Heart of Stone
Apparently, Gal Gadot has been cross-training between Wonder Woman sequels, as evidenced by Heart of Stone, which enables her to showcase a broader array of action-heroine credentials.
During the intense opening sequence of this globetrotting spy thriller, set at a snowy Alpine chalet, she manages to engage in some nighttime base jumping and ski parachuting before slaloming down a slope on a motorcycle.
It’s enough to get the adrenaline pumping, yet the slick and stylish film is more generic between its kinetic set pieces, leaving Gadot’s compelling character in search of a better movie.
She plays Rachel Stone, an agent for a mysterious peacekeeping group known as the Charter, operating outside of any bureaucratic jurisdiction. While embedded with a small British intelligence convoy alongside the shadowy Parker (Jamie Dornan) and others, Rachel has her own targets.

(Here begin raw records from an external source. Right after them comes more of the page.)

-                        memcpy(&x, blk + 8 * w, 8);
-                        S[w][s] ^= x;
+                    st.fill();
+                    const size_t need = RATE - sl.pos;
+                    size_t n = st.avail() < need ? st.avail() : need;
+                    if (n) {
+                        uint8_t part[RATE] = {0};
+                        memcpy(part + sl.pos, st.buf.data() + st.rd, n);
+                        absorb_scalar(S, s, part);
+                    }
+                    st.rd += n;
+                    sl.taken += n;
+                    sl.pos += n;
+                    if (sl.pos == RATE) {
+                        sl.pos = 0;
+                        permute = true;
+                    } else {
+                        retire(S, s, slot);
+                        active--;
                     }
                 }
-                st.rd += n;
-                pos[s] += n;
-                if (pos[s] == RATE) {
-                    pos[s] = 0;
-                    permute = true;
-                } else {
-                    retire(S, s, slot, pos);
+                if (permute) keccak_f1600_x8(S);
+            }
+            for (int s = 0; s < SLOTS; s++)
+                if (slot[s].st.job && slot[s].pos == 0 && !slot[s].due && !slot[s].fast && slot[s].st.exhausted()) {
+                    retire(S, s, slot);
                     active--;
                 }
-            }
-            if (permute) keccak_f1600_x8(S);
-            for (int s = 0; s < SLOTS; s++)
-                if (slot[s].job && slot[s].exhausted() && pos[s] == 0) {
-                    retire(S, s, slot, pos);
-                    active--;
-                }
-        }
-    }
-
-    static void retire(uint64_t S[25][SLOTS], int s, Stream *slot, size_t *pos) {
-        Job *j = slot[s].job;
+        }
+    }
+
+    static void retire(uint64_t S[25][SLOTS], int s, Slot *slot) {
+        Job *j = slot[s].st.job;
         for (int w = 0; w < 25; w++) j->st[w] = S[w][s];
-        *j->pos = pos[s];
-        slot[s].job = nullptr;
+        *j->pos = slot[s].pos;
+        slot[s].st.job = nullptr;
         std::lock_guard<std::mutex> lk(j->m);
         j->done = true;
         j->cv.notify_one();
@@ -291,6 +385,9 @@
 }
 
 void host_keccak_permute_x8(uint64_t st[25][8]) { keccak_f1600_x8(st); }
+__attribute__((target("avx512f"))) void keccak_f1600_x8_absorb(uint64_t st[25][8], const uint8_t *const blk[8]) {
+    keccak_x8<true>(st, blk);
+}
 
 void flat_commit_batch(const uint32_t *const *ev, const size_t *n, size_t count, uint8_t (*out)[32]) {
     constexpr size_t WORDS = RATE / 8;
diff --git a/zigz_amd/csrc/sponge_blocks.hpp b/zigz_amd/csrc/sponge_blocks.hpp
--- /dev/null
+++ b/zigz_amd/csrc/sponge_blocks.hpp
@@ -0,0 +1,90 @@
+#pragma once
+#include <stddef.h>
+#include <stdint.h>
+#include <string.h>
+
+#include "field.hpp"
+
+namespace zk {
+
+class SpongeBlocks {
+  public:
+    static constexpr size_t RATE = 136;
+    static constexpr size_t MAX_REC = 40;
+    static bool serves(size_t tag_len) { return tag_len + 8 <= MAX_REC; }
+
+    void open(const uint8_t *tag, size_t tag_len, uint64_t start, uint64_t count, uint64_t offset) {
+        tag_len_ = tag_len;
+        rec_ = tag_len + 8;
+        memset(tmpl_, 0, sizeof(tmpl_));
+        memcpy(tmpl_, tag, tag_len);
+        const uint64_t total = count * rec_;
+        left_ = total >= offset ? (total - offset) / RATE : 0;
+        reached_ = offset;
+        cut_ = (size_t)(offset % rec_);
+        first_ = (start % (uint64_t)P + (offset / rec_) % (uint64_t)P) % (uint64_t)P;
+        bi_ = 0;
+        if (left_) regenerate();
+    }
+    uint64_t blocks_left() const { return left_; }
+    uint64_t reached() const { return reached_; }
+    const uint8_t *next() {
+        if (bi_ == rec_) {
+            next_period();
+            bi_ = 0;
+        }
+        left_--;
+        reached_ += RATE;
+        return buf_ + RATE * bi_++;
+    }
+
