static int replay_poisoned(bfcg_ctx_t *c)
{
	const int n = c->n_opq;
	bfcg_ctx::opq_t q[4];
	for (int i = 0; i < n; ++i) q[i] = c->opq[i];
	c->n_opq = 0; c->onepass = 0; c->mg_op2 = 0;
	if (getenv("BFCG_DEBUG")) {
		uint32_t fl[OP_FLAG_WORDS];
		BFCG_CK(hipMemcpy(fl, c->op_flags, sizeof(fl), hipMemcpyDeviceToHost));
		fprintf(stderr, "[D::replay] %d batches; flags (level-1 slab, -, region slab, -) of slot 0: %u %u %u %u, slot 1: %u %u %u %u, sticky %u\n", n, fl[0], fl[1], fl[2], fl[3], fl[4], fl[5], fl[6], fl[7], fl[OP_STICKY]);
	}
	BFCG_CK(hipMemset(c->op_flags, 0, OP_FLAG_WORDS * sizeof(uint32_t)));
	if (fetch_stats(c) != 0) return -1;
	c->n_batches -= (uint64_t)n;
	std::vector<uint32_t> seg;
	for (int i = 0; i < n; ++i) if (q[i].mg) --c->call_no;
	for (int i = 0; i < n; ++i) {
		if (q[i].mg) {
			const int slab = c->mg_seg_slab[q[i].mg - 1];
			const size_t w = (size_t)c->n_ranks * (size_t)((1 << c->P.F1) >> c->log2n) * (slab ? 8 : 1);
			seg.assign(c->mg_seg[q[i].mg - 1], c->mg_seg[q[i].mg - 1] + w);
			if (mg_process(c, q[i].recv, seg.data(), slab ? c->op_cap : 0u, 0, 0) != 0) return -1;
		} else if (enqueue_batch(c, q[i].seq, q[i].qual, q[i].n_pos, 0, 1) != 0) return -1;
		if (drain(c) != 0) return -1;
		++c->n_replayed;
	}
	return 0;
}

static uint64_t growth_forecast(const bfcg_ctx_t *c) { return c->grow[0] < c->grow[1] ? c->grow[0] : c->grow[1]; }
static void note_growth(bfcg_ctx_t *c)
{
	const uint64_t keys = c->h_stats[ST_KEYS];
	{
		const uint64_t ds = c->h_stats[ST_SEEN] - c->seen_last, np = c->pos_final;
		if (np) { c->cold = ds * 5 < np * 2; c->seen_per_pos = (double)ds / (double)np; }
		c->seen_last = c->h_stats[ST_SEEN]; c->pos_final = 0;
	}
	if (!c->P.seg || c->commit_absorbed) {
		c->grow[1] = c->grow[0]; c->grow[0] = keys > c->keys_last ? keys - c->keys_last : 0; c->keys_last = keys;
		c->commit_absorbed = 0;
	}
	const uint64_t crowded = c->h_stats[ST_CROWDED];
	if (!c->stream_mode && c->B.table && !c->P.track && c->P.n_hashes == 4 && c->P.bloom_bt == 512 && !getenv("BFCG_NO_STREAM") && (crowded - c->crowded_last) * 2 > nfine(c)) c->stream_mode = 1;
	c->crowded_last = crowded;
}
static int table_target_cshift(const bfcg_ctx_t *c)
{
	const KParams &P = c->P;
	const uint64_t need = c->h_stats[ST_KEYS] + c->h_stats[ST_TAB_OVF], g = growth_forecast(c);
	int t = P.tab_cshift;
	if ((need + g) * 2 > (1ULL << (P.l_pre + t)))
		while ((need + 2 * g) * 2 > (1ULL << (P.l_pre + t)) && P.l_pre + t < 36) ++t;
	if (c->h_stats[ST_TAB_OVF] && t == P.tab_cshift) ++t;
	if (t > P.tab_cshift) {
		size_t free_b = 0, total_b = 0;
		if (hipMemGetInfo(&free_b, &total_b) == hipSuccess) {
			const uint64_t margin = 2ULL << 30;
			while (t > P.tab_cshift && (8ULL << (P.l_pre + t)) + margin > (uint64_t)free_b) --t;
			if (t == P.tab_cshift && !c->h_stats[ST_TAB_OVF] && need * 5 <= (4ULL << (P.l_pre + t))) return t;
			if (t == P.tab_cshift) return t + 1;
		}
	}
	return t;
}

static int table_maintain(bfcg_ctx_t *c)
{
	KParams &P = c->P; BatchBufs &B = c->B;
	for (;;) {
		const uint64_t ovf = c->h_stats[ST_TAB_OVF];
		const int target = table_target_cshift(c);
		if (ovf == 0 && target == P.tab_cshift) return 0;
		if (ovf > B.tab_ovf_cap) return fail("count table overflow list exhausted (%llu parked k-mers)", (unsigned long long)ovf);
		if (P.l_pre + target > 36) return fail("count table cannot grow beyond 2^36 slots");
		{
			size_t free_b = 0, total_b = 0;
			if (hipMemGetInfo(&free_b, &total_b) == hipSuccess && (8ULL << (P.l_pre + target)) + (1ULL << 30) > (uint64_t)free_b)
				return fail("count table of %llu keys cannot grow to 2^%d slots: %.1f GiB of device memory free", (unsigned long long)c->h_stats[ST_KEYS], P.l_pre + target, free_b / 1073741824.0);
		}
		int old_cshift = P.tab_cshift;
		unsigned long long *nt = 0;
		P.tab_cshift = target;
		unsigned long long *nf = 0;
		BFCG_CK(hipMalloc(&nt, 8ULL << (P.l_pre + P.tab_cshift)));
		BFCG_CK(hipMemsetAsync(nt, 0, 8ULL << (P.l_pre + P.tab_cshift), c->st));
		if (B.tab_first) { BFCG_CK(hipMalloc(&nf, 8ULL << (P.l_pre + P.tab_cshift))); BFCG_CK(hipMemsetAsync(nf, 0xff, 8ULL << (P.l_pre + P.tab_cshift), c->st)); }
		run_table_rehash(P, B.table, old_cshift, nt, B.tab_first, nf, c->st);
		BFCG_CK(hipStreamSynchronize(c->st));
		BFCG_CK(hipFree(B.table));
		B.table = nt;
		if (B.tab_first) { BFCG_CK(hipFree(B.tab_first)); B.tab_first = nf; }
		if (ovf) {
			uint64_t *tmp = 0;
			BFCG_CK(hipMalloc(&tmp, ovf * 40));
			BFCG_CK(hipMemcpyAsync(tmp, B.tab_ovf, ovf * 40, hipMemcpyDeviceToDevice, c->st));
			BFCG_CK(hipMemsetAsync(&B.stats[(size_t)ST_SLOTS * ST_N], 0, 8, c->st));
			run_table_replay(P, B.table, tmp, ovf, B.stats, B.tab_ovf, B.tab_ovf_cap, B.tab_first, B.sub_last, c->st);
			if (fetch_stats(c) != 0) return -1;
			BFCG_CK(hipFree(tmp));
		} else c->h_stats[ST_TAB_OVF] = 0;
	}
}
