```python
def raymarch_rc(rp, tex0, tex1, cameras, n_cameras, width, height, y0, y1, rgba, depth=None, aux=None, dist=None, pairs=None,
                ilv=None, band_first=0, band_step=0, stream=None, size=None, band_height=0):
    d = MarchDesc()
    d.size = C.sizeof(d) if size is None else size
    d.rp = C.pointer(rp) if rp is not None else None
    d.tex0, d.tex1, d.dist, d.pairs, d.ilv = tex0, tex1, dist, pairs, ilv
    if cameras is not None:
        d.cameras = C.cast(C.pointer(cameras), C.POINTER(Camera))
    d.n_cameras, d.width, d.height, d.y0, d.y1 = n_cameras, width, height, y0, y1
    d.band_first, d.band_step, d.band_height = band_first, band_step, band_height
    d.rgba, d.depth, d.aux = rgba, depth, aux
    return lib.sdfv_raymarch_ex(C.byref(d), stream)
OPT_FILL_NONTEMPORAL, OPT_FILL_FORM, OPT_RAYMARCH_DISABLE, OPT_RAYMARCH_KEEP_NORMAL, OPT_SLAB_STEP_FORM = 1, 2, 3, 4, 5
OPT_RAYMARCH_TILE_GROUP = 6
OPT_RAYMARCH_BOX_FIRST = 7
OPT_RAYMARCH_WAVES_PER_SIMD = 8
OPT_RAYMARCH_BATCH_STREAMS = 9
OPT_PASS_INDEX_LIMIT = 11
OPT_RAYMARCH_CAMERA_STAGING = 12
OPT_PASS_FORM = 13
OPT_RCCL_LIBRARY = 14
OPT_PASS_LOADS = 15
OPT_RAYMARCH_LOD_FILTER = 16
OPT_EXT_SRGB_QUANT = 10
OPT_TUNING_WAVE_TIMING = 100
OPT_TUNING_PRIORITY_MAP = 101
OPT_TUNING_TILE_ORDER = 102
RM_NO_FAST_INDEX, RM_NO_POW2_EXTENT, RM_NO_POW2_SIZE, RM_NO_SYMMETRIC, RM_NO_ASM_LOOP, RM_NO_INTERIOR_FETCH = 1, 2, 4, 8, 16, 32
STEP_SIDE_BOUNDARY, STEP_UNPACKED, STEP_START_EVENT, STEP_DEFER_JOIN = 3, 4, 8, 16
PASS_FRESH_GRID, PASS_SAME_LOAD, PASS_VIRGIN_GRID, PASS_VOLUME_INTERLEAVED, PASS_EXPECT_NOOP = 1, 2, 4, 8, 16
(OP_SPHERE, OP_CUBE, OP_BOX, OP_CYLINDER, OP_TORUS, OP_PLANE, OP_PUSH_AFFINE, OP_PUSH_SCALE, OP_POP, OP_POP_SCALE, OP_UNION,
 OP_INTERSECT, OP_SUBTRACT, OP_SMOOTH_UNION, OP_SMOOTH_SUBTRACT, OP_ROUND, OP_SHELL, OP_MATERIAL) = range(1, 19)
PROGRAM_MAX_OPS, PROGRAM_MAX_VALUES, PROGRAM_MAX_FRAMES = 256, 8, 4
FILL_FORM = {"auto": 0, "rows": 1, "flat": 2}
COMM_ID_BYTES = 128
RAY_BUFFER_HEADER_BYTES = 16
MARCH_MERGE = 1
COMM_PERIODIC = 1
COMM_HALO2 = 2


def load(path=LIB_PATH):
    if not os.path.exists(path):
        raise ImportError(
            f"{path} not found: build it with `python -c 'import __graft_entry__ as g; g.build()'` "
            "(or `make -C sdf-viewer_amd/csrc`).  There is no CPU fallback.")
    lib = C.CDLL(path)
    for name, (restype, argtypes) in PROTOTYPES.items():
        fn = getattr(lib, name)
        fn.restype = restype
        fn.argtypes = argtypes
    return lib


lib = load()

# ... 9 lines not shown
```

### sdf-viewer_amd/csrc/api_common.hip

```cpp
#include <atomic>
#include <cmath>
#include <cstdarg>
#include <cstdio>
#include <cstring>
#include <mutex>
#include <string>

#include "api_internal.h"

namespace sdfv {
thread_local char g_err[512] = "";
thread_local Options g_options;

int set_error(int code, const char* fmt, ...) {
    va_list ap;
    va_start(ap, fmt);
    vsnprintf(g_err, sizeof(g_err), fmt, ap);
    va_end(ap);
    return code;
}

int hip_fail(hipError_t e, const char* what) {
    if (e == hipErrorNoDevice || e == hipErrorInvalidDevice)
        return set_error(SDFV_ERR_NO_DEVICE, "%s: no HIP device (%s)", what, hipGetErrorString(e));
// ... 112 lines not shown

int sdfv_set_option(uint32_t option, uint64_t value) {
    auto out_of_range = [&] {
        return set_error(SDFV_ERR_INVALID_ARGUMENT, "value %llu is out of range for option %u", (unsigned long long)value, option);
    };
    for (const auto& o : kPlainOptions) {
        if (o.option != option) continue;
        if (value > o.max) return out_of_range();
        g_options.*o.member = (uint32_t)value;
        return SDFV_OK;
    }
    switch (option) {
        case SDFV_OPT_SLAB_STEP_FORM: {
            const uint64_t form = value & ~(uint64_t)(SDFV_STEP_UNPACKED | SDFV_STEP_START_EVENT | SDFV_STEP_DEFER_JOIN);
            if (form != 0 && form != SDFV_STEP_SIDE_BOUNDARY) break;
            g_options.slab_step_form = (uint32_t)value;
            return SDFV_OK;
        }
        case SDFV_OPT_PASS_INDEX_LIMIT:
            if (value != 0 && (value < 2 || value > (1ull << 32))) break;
            g_options.pass_index_limit = value;
            return SDFV_OK;
        case SDFV_OPT_RCCL_LIBRARY: {
            const char* path = reinterpret_cast<const char*>((uintptr_t)value);
            if (path && strnlen(path, 4096) >= 4096) break;
            if (!sdfv::set_rccl_library_path(path))
                return set_error(SDFV_ERR_INVALID_ARGUMENT, "SDFV_OPT_RCCL_LIBRARY: RCCL has already been loaded in this process");
            return SDFV_OK;
        }
        case SDFV_OPT_RAYMARCH_WAVES_PER_SIMD:
            if (value == 1 || value > 7) break;
            g_options.raymarch_waves_per_simd = (uint32_t)value;
            return SDFV_OK;
        case SDFV_OPT_TUNING_TILE_ORDER: case SDFV_OPT_TUNING_PRIORITY_MAP: case SDFV_OPT_TUNING_WAVE_TIMING: {
#ifdef SDFV_TUNING
            (option == SDFV_OPT_TUNING_TILE_ORDER ? g_options.tile_order
             : option == SDFV_OPT_TUNING_PRIORITY_MAP ? g_options.priority_map : g_options.wave_timing) = value;
            return SDFV_OK;
#else
            const char* name = option == SDFV_OPT_TUNING_TILE_ORDER ? "TILE_ORDER" : option == SDFV_OPT_TUNING_PRIORITY_MAP ? "PRIORITY_MAP" : "WAVE_TIMING";
            return set_error(SDFV_ERR_INVALID_ARGUMENT, "SDFV_OPT_TUNING_%s needs the tuning build (make tuning)", name);
#endif
        }
        default:
            return set_error(SDFV_ERR_INVALID_ARGUMENT, "unknown option %u", option);
    }
    return out_of_range();
}
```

“When governments fail, all that’s left is the Charter,” explains her boss (Sophie Okonedo), who oversees an interconnected network called the Hearts. Their mission involves stopping a ruthless hacker from dismantling the organization and stealing a weapon that could threaten the entire world in the wrong hands.
Realizing that she’s not the only one withholding secrets, Rachel must delicately navigate a cutthroat landscape in which motives and loyalties are constantly shifting, nobody can be trusted, and everybody can be sacrificed for a cause.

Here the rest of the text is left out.